これからの時代、「大きくなったら何になろうか」と思う子どもたちは、きっとこの本のテーマを考える。

賞味期限や食品ロス問題に切り込んできた著者井出留美さんが、子ども向けの本を書いたというので一読した。大上段からの評論ではなく、現場で本質を感知して、くらしのなかから環境意識を高めていくその姿勢を、子どもたちにどう伝えるのかというのが関心事項である。

捨てないパン屋の挑戦 しあわせのレシピ』の主人公は、広島にあるブーランジェリー•ドリアンの店主の田村陽至さん、かれはパン屋のせがれに生まれたが、ストレートにパン屋を継いだわけではない。したいことがわからなくて、悩んで日本を放浪して、自然ガイドをしてモンゴルまで行った。モンゴルで「食とはいのちを食べること」と気づいて、吹っ切れた。帰国後、かれのパンとの格闘が始まる。

青年の悩みをパーソナルなものとしてだけ描くのではなく、パン屋をめぐる商業問題や労働問題、また食をとりまく環境問題をからめての展開がたくみである……

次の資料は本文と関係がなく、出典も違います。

static int lane_classes(const std::vector<LaneModel> &lm, const p7x_seqdb *db, const DeviceCtx *ctx, std::vector<LaneClass> &out)
{
  const int nl = (int) lm.size();
  const bool small = small_block(db, ctx, nl);
  const int nlong = small ? 0 : long_groups(db, ctx, nl);
  out.clear();
  for (int l = 0; l < nl; ++l) {
    const DevProfile *dp = lm[l].dp;
    if ((dp->msvR <= 0 || small) && !dp->msvw_emis) { set_error("model too long for the MSV kernels (M > 8192)"); return P7X_EINVAL; }
    LaneClass c; c.first = l; c.n = 1; c.msv_key = msv_key_of(dp, small); c.vit_key = vit_key_of(dp, small); c.C = dp->vitC;
    c.nlong = (c.msv_key >= 0 && dp->msvw_emis) ? nlong : 0;
    c.vit_long = c.vit_key >= 0 ? db->vit_long_slots : 0;
    if (!out.empty() && out.back().msv_key == c.msv_key && out.back().vit_key == c.vit_key && out.back().C == c.C) out.back().n++;
    else out.push_back(c);
  }
  return P7X_OK;
}

static int class_msv(const LaneClass &c, const std::vector<LaneModel> &lm, DeviceCtx *ctx, Workspace *ws, hipStream_t stream)
{
  if (c.msv_key < 0) return msv_wave_launch(lane_run(ws, &LaneArgs::msvw, c.first, c.n), ctx->num_cu, stream);
  if (c.nlong > 0) {
    const int st = msv_wave_launch(lane_run(ws, &LaneArgs::msvw, c.first, c.n), ctx->num_cu, stream);
    if (st != P7X_OK) return st;
  }
  const ArgRun<MsvArgs> amb = lane_run(ws, &LaneArgs::msv_amb, c.first, c.n);
  return msv_launch(lm[c.first].dp->msvR, lm[c.first].dp->msvK, lane_run(ws, &LaneArgs::msv, c.first, c.n), msv_exact_only() ? nullptr : &amb, ctx->num_cu, stream);
}

static int class_msv_rest(const LaneClass &c, const std::vector<LaneModel> &lm, DeviceCtx *ctx, Workspace *ws, hipStream_t stream)
{
  if (c.nlong > 0) {
    const int st = msv_wave_launch(lane_run(ws, &LaneArgs::msvw, c.first, c.n), ctx->num_cu, stream);
    if (st != P7X_OK) return st;
  }
  return msv_exact_launch(lm[c.first].dp->msvR, lm[c.first].dp->msvK, lane_run(ws, &LaneArgs::msv_amb, c.first, c.n), ctx->num_cu, stream);
}
static bool msv_tiers_enabled() { return !msv_exact_only() && debug_opt(OPT_MSV_F16) != 0 && debug_opt(OPT_MSV_TIERS) != 0; }

static int class_viterbi(const LaneClass &c, const std::vector<LaneModel> &lm, DeviceCtx *ctx, Workspace *ws, hipStream_t s)
{
  if (c.vit_key < 0) return vit_launch(lane_run(ws, &LaneArgs::vit, c.first, c.n), ctx->num_cu, s);
  if (c.vit_long > 0) {
    const int st = vit_launch(lane_run(ws, &LaneArgs::vit, c.first, c.n), ctx->num_cu, s);
    if (st != P7X_OK) return st;
  }
  return vitpk_launch(lm[c.first].dp->vitpkT, lm[c.first].dp->vitpkP, lane_run(ws, &LaneArgs::vitpk, c.first, c.n), ctx->num_cu, s);
}

static int class_wave(const LaneClass &c, Workspace *ws, WaveSeqArgs LaneArgs::*member, bool backward, DeviceCtx *ctx, hipStream_t s)
{
  return backward ? bck_launch(lane_run(ws, member, c.first, c.n), ctx->num_cu, s) : fwd_launch(lane_run(ws, member, c.first, c.n), ctx->num_cu, s);
}

struct CascadeOut {
  std::vector<int32_t> fin_slots;
  std::vector<float> fwdsc;
  std::vector<float> fwd_xmx, bck_xmx;
  std::vector<int64_t> xmx_off;
  std::vector<int32_t> reg_n, regs;
  std::vector<int32_t> reg_start;
  std::vector<float> nexpected;
  std::vector<char> near;
  bool have_xmx = false;
  std::vector<uint8_t> stage;
  int counts[16]{};
  double ms[12]{};
};

struct CascadeRun {
  p7x_pipeline_cfg cfg{};
  std::vector<const p7x_oprofile *> oms;
  std::vector<int> lane_of;
  std::vector<LaneModel> lm;
  std::vector<int> query_of;
  const p7x_seqdb *db = nullptr;
  DeviceCtx *ctx = nullptr;
  Lease<Workspace> ws;
  int est_bias = 0, est_vit = 0, est_fwd = 0, est_fin = 0;
  bool queued = false, collected = false;
  ~CascadeRun() { sync_and_return(ws); }
};

struct PackArgs {
  const int32_t *list_fin; const float *fwd_by_item; int64_t slot_pitch;
  const int64_t *xmx_off; const int32_t *reg_out; int64_t cap;
  const int *counters;
  const int32_t *lane_base;
  int32_t *fin; float *fwd; int64_t *off; int32_t *regn; float *nexp; int32_t *reg_start; int32_t *regs; int32_t regs_cap;
  int *cursor;
  int64_t tcap;
};
__global__ void pack_survivors_kernel(const PackArgs a)
{
  const int l = (int) blockIdx.y;
  const int nfin = a.counters[(size_t) l * kLaneCounters + 4];
  if (a.counters[(size_t) l * kLaneCounters + 12] != 0) return;
  const int32_t *reg_l = a.reg_out + (size_t) l * (size_t) a.cap * (kRegionCap * 3 + 2);
  for (int i = (int) (blockIdx.x * blockDim.x + threadIdx.x); i < nfin; i += (int) (gridDim.x * blockDim.x)) {
    const int64_t t = (int64_t) a.lane_base[l] + i;
    if (t >= a.tcap) return;
    a.fin[t] = a.list_fin[(size_t) l * a.slot_pitch + i];
    a.fwd[t] = a.fwd_by_item[(size_t) l * a.slot_pitch + i];
    a.off[t] = a.xmx_off[(size_t) l * a.cap + i];
    const int n = reg_l[(size_t) a.cap * kRegionCap * 3 + i];
    a.regn[t] = n;
    a.nexp[t] = reinterpret_cast<const float *>(reg_l)[(size_t) a.cap * (kRegionCap * 3 + 1) + i];
    int start = -1;
    if (n > 0) {
      const int r0 = atomicAdd(a.cursor, n);
      if (r0 + n <= a.regs_cap) {
        start = r0;
        const int32_t *src = reg_l + (size_t) i * kRegionCap * 3;
        for (int z = 0; z < n * 3; ++z) a.regs[(size_t) r0 * 3 + z] = src[z];
      }
    }
    a.reg_start[t] = start;
  }
}

__global__ void __launch_bounds__(1024) lane_base_kernel(const int *counters, int nq, int32_t *lane_base, int *cursor)
{
  __shared__ int part[1024];
  const int t = (int) threadIdx.x, per = (nq + 1023) / 1024;
  auto count_of = [&](int l) { return counters[(size_t) l * kLaneCounters + 12] != 0 ? 0 : counters[(size_t) l * kLaneCounters + 4]; };
  int sum = 0;
  for (int i = 0; i < per; ++i) { const int l = t * per + i; if (l < nq) sum += count_of(l); }
  part[t] = sum;
  __syncthreads();
  if (t == 0) {
    int run = 0;
    for (int i = 0; i < 1024; ++i) { const int v = part[i]; part[i] = run; run += v; }
    *cursor = 0;
  }
  __syncthreads();
  int run = part[t];
  for (int i = 0; i < per; ++i) { const int l = t * per + i; if (l < nq) { lane_base[l] = run; run += count_of(l); } }
}

struct PackLayout { size_t o_base, o_cursor, o_off, o_fin, o_fwd, o_regn, o_nexp, o_start, o_regs, o_stage, bytes; int64_t regs_cap; };
static PackLayout pack_layout(int nq, int64_t T, bool scan_mode, int64_t nslots)
{
  PackLayout p{};
  p.regs_cap = std::max<int64_t>(8 * T, 4096);
  p.o_base = 0; p.o_cursor = (size_t) nq * 4; p.o_off = (p.o_cursor + 4 + 7) & ~(size_t) 7;
  p.o_fin = p.o_off + (size_t) T * 8; p.o_fwd = p.o_fin + (size_t) T * 4; p.o_regn = p.o_fwd + (size_t) T * 4; p.o_nexp = p.o_regn + (size_t) T * 4;
  p.o_start = p.o_nexp + (size_t) T * 4; p.o_regs = p.o_start + (size_t) T * 4; p.o_stage = p.o_regs + (size_t) p.regs_cap * 12;
  p.bytes = p.o_stage + (scan_mode ? (size_t) nq * (size_t) nslots : 0);
  return p;
}

static int64_t longest_rows(const p7x_seqdb *db, int64_t count)
{
  int64_t rows = 0;
  count = std::min<int64_t>(count, db->nslots);
  for (int64_t sl = 0; sl < count; ++sl) rows += (int64_t) db->h_len[db->h_order[sl]] + 1;
  return rows;
}

static int fill_survivor_args(CascadeRun &r, int first, int n, bool retry, int nfin)
{
  const p7x_seqdb *db = r.db; Workspace *ws = r.ws.get(); DeviceCtx *ctx = r.ctx;
  int64_t want_cap = std::min<int64_t>(db->nslots, std::max<int64_t>(4096, db->nslots / 64));
// ... 14 lines not shown
    const size_t items = lanes * (size_t) want;
    if ((st = off.reserve(ctx, items * 8)) != P7X_OK || (st = reg.reserve(ctx, items * (kRegionCap * 3 + 2) * 4)) != P7X_OK ||
        (st = bck.reserve(ctx, items * 4)) != P7X_OK) return st;
    have = want;
    return (int) P7X_OK;
  };
  if (!retry) st = grow_survivors(ws->xmx_off, ws->reg_out, ws->bck_sc, ws->fin_cap, (size_t) ws->nlanes, want_cap);
  else st = grow_survivors(ws->rt_xmx_off, ws->rt_reg_out, ws->rt_bck_sc, ws->rt_cap, 1, want_cap);
  if (st != P7X_OK) return st;
  const int64_t cap = retry ? ws->rt_cap : ws->fin_cap;
  for (int l = first; l < first + n; ++l) {
    const Profile &p = r.lm[l].om->p; const DevProfile *dp = r.lm[l].dp;
    LaneArgs &la = ws->h_args.as<LaneArgs>()[l];
    const StageBufs b = ws->lane_bufs(l);
    int64_t *xmx_off = retry ? ws->rt_xmx_off.as<int64_t>() : ws->xmx_off.as<int64_t>() + (size_t) l * cap;
    int32_t *reg_out = retry ? ws->rt_reg_out.as<int32_t>() : ws->reg_out.as<int32_t>() + (size_t) l * cap * (kRegionCap * 3 + 2);
    float *bck_sc = retry ? ws->rt_bck_sc.as<float>() : ws->bck_sc.as<float>() + (size_t) l * cap;
    LayoutArgs lay{};
    lay.nfin_ptr = &b.counters[4]; lay.list_fin = b.list_fin; lay.slot_len = db->d_slot_len; lay.xmx_off = xmx_off;
    lay.cap_items = (int) std::min<int64_t>(cap, INT_MAX); lay.cap_floats = (long long) ws->xmx_cap; lay.cursor = ws->cursor();
    lay.flags = &b.counters[12];
    la.lay = lay;
    WaveSeqArgs a = ws_args(p, dp, db, ctx);
    a.trans = dp->fwd_trans; a.emis = dp->fwd_emis; a.list = b.list_fin; a.nlist_ptr = &b.counters[4];
    a.nlist = (int) std::min<int64_t>(cap, retry ? std::max(nfin, 1) : std::max(r.est_fin, 1));
    a.out_sc = b.fwd_by_item; a.xmx = ws->xmx_f.as<float>(); a.xmx_off = xmx_off;
    a.abort_flag = &b.counters[12];
    la.rows = a;
    a.out_sc = bck_sc; a.xmx = ws->xmx_b.as<float>(); a.fwd_xmx = ws->xmx_f.as<float>();
    la.bck = a;
    RegionArgs ra{};
    ra.nitems_ptr = &b.counters[4]; ra.abort_flag = &b.counters[12];
    ra.list = b.list_fin; ra.slot_len = db->d_slot_len; ra.fx = ws->xmx_f.as<float>(); ra.bx = ws->xmx_b.as<float>();
    ra.xmx_off = xmx_off; ra.scratch = ws->xmx_s.as<float>();
    ra.out_regs = reg_out; ra.out_n = reg_out + (size_t) cap * kRegionCap * 3;
    ra.out_nexpected = reinterpret_cast<float *>(ra.out_n + cap);
    ra.guard = (r.cfg.oa_guard > 0.0f && !r.cfg.long_targets && debug_opt(OPT_HOST_ORDER) <= 0) ? 2.0e-5f : 0.0f;
    if (debug_opt(OPT_REGION_GUARD_PPM) >= 0 && !r.cfg.long_targets) ra.guard = 1.0e-6f * (float) debug_opt(OPT_REGION_GUARD_PPM);
    la.reg = ra;
  }
  return P7X_OK;
}
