diff --git a/mcray-tracing_amd/api.py b/mcray-tracing_amd/api.py
--- a/mcray-tracing_amd/api.py
+++ b/mcray-tracing_amd/api.py
@@ -114,6 +114,14 @@
     return out
 
 
+def host_beam_layout(counts):
+    counts = np.ascontiguousarray(counts, np.uint32)
+    bases = np.zeros(len(counts), np.uint32)
+    out = (C.c_uint32 * 4)()
+    check(load_library().mcrt_debug_beam_layout(ptr(counts), len(counts), ptr(bases), out))
+    return bases, int(out[0]), int(out[1]), int(out[2]), int(out[3])
+
+
 def host_scan_maps(n_elements, n_rows, radius_mm=30.0, total_angle=DEFAULT_ANGLE, max_travel_us=100, speed_of_sound=1500, out_rows=400, out_cols=500):
     return _sector_maps("mcrt_scan_maps", n_elements, n_rows, radius_mm, total_angle, max_travel_us, speed_of_sound, out_rows, out_cols)
 
@@ -513,6 +521,12 @@
         out = (C.c_uint32 * 8)()
         if hasattr(self.L, "mcrt_debug_beam_bounce"):
             check(self.L.mcrt_debug_beam_bounce(self.h, int(b), out))
+        return (bool(out[0]),) + tuple(int(v) for v in out[1:])
+
+    def debug_beam_order(self, b):
+        out = (C.c_uint32 * 5)()
+        if hasattr(self.L, "mcrt_debug_beam_order"):
+            check(self.L.mcrt_debug_beam_order(self.h, int(b), out))
         return (bool(out[0]),) + tuple(int(v) for v in out[1:])
 
     def debug_set_error(self, bits):
diff --git a/mcray-tracing_amd/csrc/mcrt_api.cpp b/mcray-tracing_amd/csrc/mcrt_api.cpp
--- a/mcray-tracing_amd/csrc/mcrt_api.cpp
+++ b/mcray-tracing_amd/csrc/mcrt_api.cpp
@@ -54,6 +54,8 @@
     if (const char *e = tuning_env("MCRT_BEAM_GROUPS")) { long long v = atoll(e); if (v >= 1 && v <= (1 << 20)) k.beam_groups = (uint32_t)v; }
     if (const char *e = tuning_env("MCRT_BEAM_CAP")) { int v = atoi(e); if (v >= 1 && v <= (int)MCRT_BEAM_CAP_MAX) k.beam_cap = (uint32_t)v; }
     if (const char *e = tuning_env("MCRT_BEAM_NEAR")) { int v = atoi(e); if (v >= 1) k.beam_near = (uint32_t)v; }
+    if (const char *e = tuning_env("MCRT_BEAM_ORDER")) { long v = strtol(e, nullptr, 0); if (v >= 0 && v < (1l << MCRT_MAX_BOUNCES)) k.beam_order = (uint32_t)v; }
+    if (const char *e = tuning_env("MCRT_BEAM_PAIRS")) k.beam_pairs = atoi(e) != 0;
     if (const char *e = tuning_env("MCRT_RENDER_ROW_TILE")) k.render_row_tile = atoi(e) != 0;
     if (const char *e = tuning_env("MCRT_SPECKLE_FUSE")) { int v = atoi(e); if (v == 2 || v == 4) k.speckle_fuse = (uint32_t)v; }
     return k;
@@ -564,6 +566,35 @@
     return debug_beam(c, b, out);
 }
 
+extern "C" int mcrt_debug_beam_order(mcrt_ctx *c, uint32_t b, uint32_t out[5])
+{
+    CTX_TRY(c);
+    if (!out) return set_error(MCRT_ERR_INVALID, "null out pointer");
+    for (int k = 0; k < 5; k++) out[k] = 0u;
+    if (b >= MCRT_MAX_BOUNCES || !((c->ins.last_beam_mask >> b) & 1u) || c->work.empty()) return MCRT_OK;
+    uint32_t lc[MCRT_BEAM_COUNTERS] = {};
+    HIP_TRY(hipStreamSynchronize(c->stream));
+    HIP_TRY(hipMemcpy(lc, c->work[0].beam.lcount.p + (size_t)b * MCRT_BEAM_COUNTERS, sizeof lc, hipMemcpyDeviceToHost));
+    out[0] = (c->ins.last_beam_order >> b) & 1u; out[1] = lc[8]; out[2] = lc[9]; out[3] = lc[10]; out[4] = lc[11];
+    return MCRT_OK;
+}
+
+extern "C" int mcrt_debug_beam_layout(const uint32_t *counts, uint32_t n, uint32_t *bases, uint32_t out[4])
+{
+    if ((!counts || !bases) && n) return set_error(MCRT_ERR_INVALID, "null pointer");
+    if (!out) return set_error(MCRT_ERR_INVALID, "null out pointer");
+    uint64_t at = 0, placed = 0;
+    uint32_t segments = 0;
+    for (uint32_t k = 0; k < n; k++) {
+        if (at > 0xffffffffull) return set_error(MCRT_ERR_LIMIT, "the beam order is longer than 2^32 words");
+        bases[k] = (uint32_t)at;
+        at += mcrt::beam_segment(counts[k]); placed += counts[k]; segments += counts[k] != 0u ? 1u : 0u;
+    }
+    if (at > 0xffffffffull) return set_error(MCRT_ERR_LIMIT, "the beam order is longer than 2^32 words");
+    out[0] = (uint32_t)placed; out[1] = segments; out[2] = (uint32_t)(at - placed); out[3] = (uint32_t)at;
+    return MCRT_OK;
+}
+
 extern "C" int mcrt_debug_set_error(mcrt_ctx *c, uint32_t bits)
 {
     CTX_TRY(c);
diff --git a/mcray-tracing_amd/csrc/mcrt_beam.hip b/mcray-tracing_amd/csrc/mcrt_beam.hip
--- a/mcray-tracing_amd/csrc/mcrt_beam.hip
+++ b/mcray-tracing_amd/csrc/mcrt_beam.hip
@@ -74,6 +74,7 @@
     if (i < g.n_beams * MCRT_BEAM_REC) g.red[i] = (i & 8u) ? 0u : 0xffffffffu;
     if (i < g.groups) g.gkey[i] = 0ull;
     if (i < MCRT_BEAM_COUNTERS) g.lcount[i] = 0u;
+    if (g.ordered && i <= g.n_beams) g.ocount[i] = 0u;
     if (i <= MCRT_MAX_BOUNCES) g.l_counts[i] = 0u;
     if (i < MCRT_MAX_BOUNCES * MCRT_XCDS) g.l_cursors[(size_t)i * MCRT_CURSOR_STRIDE] = 0u;
 }
@@ -104,6 +105,70 @@
 #pragma unroll
         for (int k = 0; k < 6; k++) { const uint32_t m = ford(wave_max(mine ? hi[k] : -INFINITY)); if ((int)lane == 8 + k && m > __hip_atomic_load(&w[8 + k], __ATOMIC_RELAXED, __HIP_MEMORY_SCOPE_AGENT)) atomicMax(&w[8 + k], m); }
     }
+}
+
+#define BEAM_ST 1024u
+
+__global__ void __launch_bounds__(256) k_beam_rank(FrameArgs a, BeamArgs g)
+{
+    const uint32_t n = a.counts[g.b];
+    const uint32_t lane = threadIdx.x & 63u;
+    const uint32_t base = (blockIdx.x * 256u + threadIdx.x) & ~63u;
+    if (base >= n) return;
+    const uint32_t i = base + lane;
+    const bool live = i < n;
+    BeamRay r;
+    const bool ok = beam_ray(a, g, live ? i : 0u, false, r);
+    const int bid = ok && r.bid >= 0 ? r.bid : (int)g.n_beams;
+    uint32_t rank = 0;
+    unsigned long long todo = __ballot(live);
+    while (todo) {
+        const int first = __ffsll((long long)todo) - 1;
+        const int cb = __builtin_amdgcn_readlane(bid, first);
+        const bool mine = live && bid == cb;
+        const unsigned long long mm = __ballot(mine);
+        todo &= ~mm;
+        uint32_t at = 0;
+        if ((int)lane == first) at = atomicAdd(&g.ocount[cb], (uint32_t)__popcll(mm));
+        at = (uint32_t)__builtin_amdgcn_readlane((int)at, first);
+        if (mine) rank = at + (uint32_t)__popcll(mm & ((1ull << lane) - 1ull));
+    }
+    if (live) { g.rbeam[i] = (uint32_t)bid; g.rrank[i] = rank; }
+}
+
+__global__ void __launch_bounds__(BEAM_ST) k_beam_scan(BeamArgs g)
+{
+    __shared__ uint32_t part[BEAM_ST];
+    __shared__ uint32_t stat[2];
+    const uint32_t t = threadIdx.x, n = g.n_beams + 1u, per = (n + BEAM_ST - 1u) / BEAM_ST;
+    const uint32_t lo = t * per < n ? t * per : n, hi = lo + per < n ? lo + per : n;
+    uint32_t sum = 0, placed = 0, segs = 0;
+    for (uint32_t k = lo; k < hi; k++) { const uint32_t c = g.ocount[k]; sum += beam_segment(c); placed += c; segs += c != 0u ? 1u : 0u; }
+    part[t] = sum;
+    if (t < 2u) stat[t] = 0u;
+    __syncthreads();
+    for (uint32_t o = 1u; o < BEAM_ST; o <<= 1) {
+        const uint32_t v = t >= o ? part[t - o] : 0u;
+        __syncthreads();
+        part[t] += v;
+        __syncthreads();
+    }
+    uint32_t at = part[t] - sum;
+    for (uint32_t k = lo; k < hi; k++) {
+        const uint32_t c = g.ocount[k], w = beam_segment(c);
+        g.obase[k] = at;
+        for (uint32_t j = c; j < w; j++) g.order[at + j] = MCRT_BEAM_PAD;
+        at += w;
+    }
+    if (placed) { atomicAdd(&stat[0], placed); atomicAdd(&stat[1], segs); }
+    __syncthreads();
+    if (t == 0u) { const uint32_t total = part[BEAM_ST - 1u]; g.lcount[8] = stat[0]; g.lcount[9] = stat[1]; g.lcount[10] = total - stat[0]; g.lcount[12] = total; }
+}
+
+__global__ void __launch_bounds__(256) k_beam_place(FrameArgs a, BeamArgs g)
+{
+    const uint32_t n = a.counts[g.b], i = blockIdx.x * 256u + threadIdx.x;
+    if (i < n) g.order[g.obase[g.rbeam[i]] + g.rrank[i]] = i;
 }
 
 struct BeamGeom { int dom; bool neg; float xref, w, m, umin, umax, vmin, vmax, alo, ahi, blo, bhi, smax; };
@@ -257,13 +322,15 @@
 
 __global__ void __launch_bounds__(256) k_beam_test(FrameArgs a, BeamArgs g, uint32_t pass)
 {
-    const uint32_t n = pass == 0u ? a.counts[g.b] : g.lcount[0];
+    const bool ordered = pass == 0u && g.ordered != 0u;
+    const uint32_t n = pass != 0u ? g.lcount[0] : ordered ? g.lcount[12] : a.counts[g.b];
     const uint32_t lane = threadIdx.x & 63u;
     const uint32_t base = (blockIdx.x * 256u + threadIdx.x) & ~63u;
     if (base >= n) return;
     const uint32_t j = base + lane;
-    const bool live = j < n;
-    const uint32_t ray = !live ? 0u : pass == 0u ? j : g.lq0[j];
+    bool live = j < n;
+    uint32_t ray = !live ? 0u : ordered ? g.order[j] : pass == 0u ? j : g.lq0[j];
+    if (ordered && ray == MCRT_BEAM_PAD) { live = false; ray = 0u; }
     BeamRay r;
     bool member = beam_ray(a, g, ray, false, r) && live && r.bid >= 0;
     const uint32_t *rec = g.rec + (size_t)(member ? r.bid : 0) * MCRT_BEAM_REC;
@@ -282,11 +349,13 @@
     const float f2d = comp(f2, r.dom), sg = r.neg ? -1.0f : 1.0f;
     bool left = live && !member;
     unsigned long long todo = __ballot(member);
+    uint32_t met = 0;
     const uint32_t first = pass == 0u ? 0u : g.near, cut = pass == 0u ? g.near : 0xffffffffu;
     while (todo) {
         const int cb = __builtin_amdgcn_readlane(r.bid, __ffsll((long long)todo) - 1);
         const bool mine = member && r.bid == cb;
         todo &= ~__ballot(mine);
+        met++;
         const u32x8 R = sload8(g.rec + (size_t)cb * MCRT_BEAM_REC + 8);
         const float m2 = 2.0f * __uint_as_float(R[3]), xref = __uint_as_float(R[4]);
         const uint32_t n_ent = R[6];
@@ -312,6 +381,7 @@
         }
         left = left || (mine && !(reach < limit || limit == INFINITY));
     }
+    if (g.pairs && pass == 0u && met && lane == 0u) atomicAdd(&g.lcount[11], met);
     if (live && best.tri >= 0) keys[ray] = ((unsigned long long)__float_as_uint(best.frac) << 32) | (unsigned long long)(uint32_t)best.tri;
     const unsigned long long lm = __ballot(left);
     if (lm) {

感想文の続きはAmazonの本書のページへ。本書を読みながら考えたことがある。

ライターのはしくれとして、自分ならこのパン屋の主人公をどう書くか?。私ならきっと、もっと田村さんの感情や行動を中心にしたに違いない。だが井出さんは、主人公のことを描きながら、氏の関心事項である食品ロス問題や環境問題を外さない。むしろパン屋さんの悩み=社会問題とつながっていた、という洞察をしている。

そこが素晴らしいところで、私は嫉妬した…(笑)

人物をどう描くか、描く上でどういうスタンスをとるか、どういう距離をたもつか。それは書き手自身の伝えたいことの有無や、その強弱に関わっている。伝えることが(あまり)なければ、その人物一辺倒になる。伝えることが(たくさん)あれば、人物論や評論に近づいていく。

井出さんの巧みなところは、物語と人物論の中心に「自分の視点」を置いて、あたかもシーソーが支点でギッタンバッコンするように両方を描きながら、自身のメッセージを盛り込み、読者に「自分はどうすべきか」考えさせるところだ。それができるのは氏が「作家的ポジション」をもっているからである。

人を描きながら、自分の思い伝える。私はまだそういったポジションが持てていない。それができるような書き手になりたいと思いました。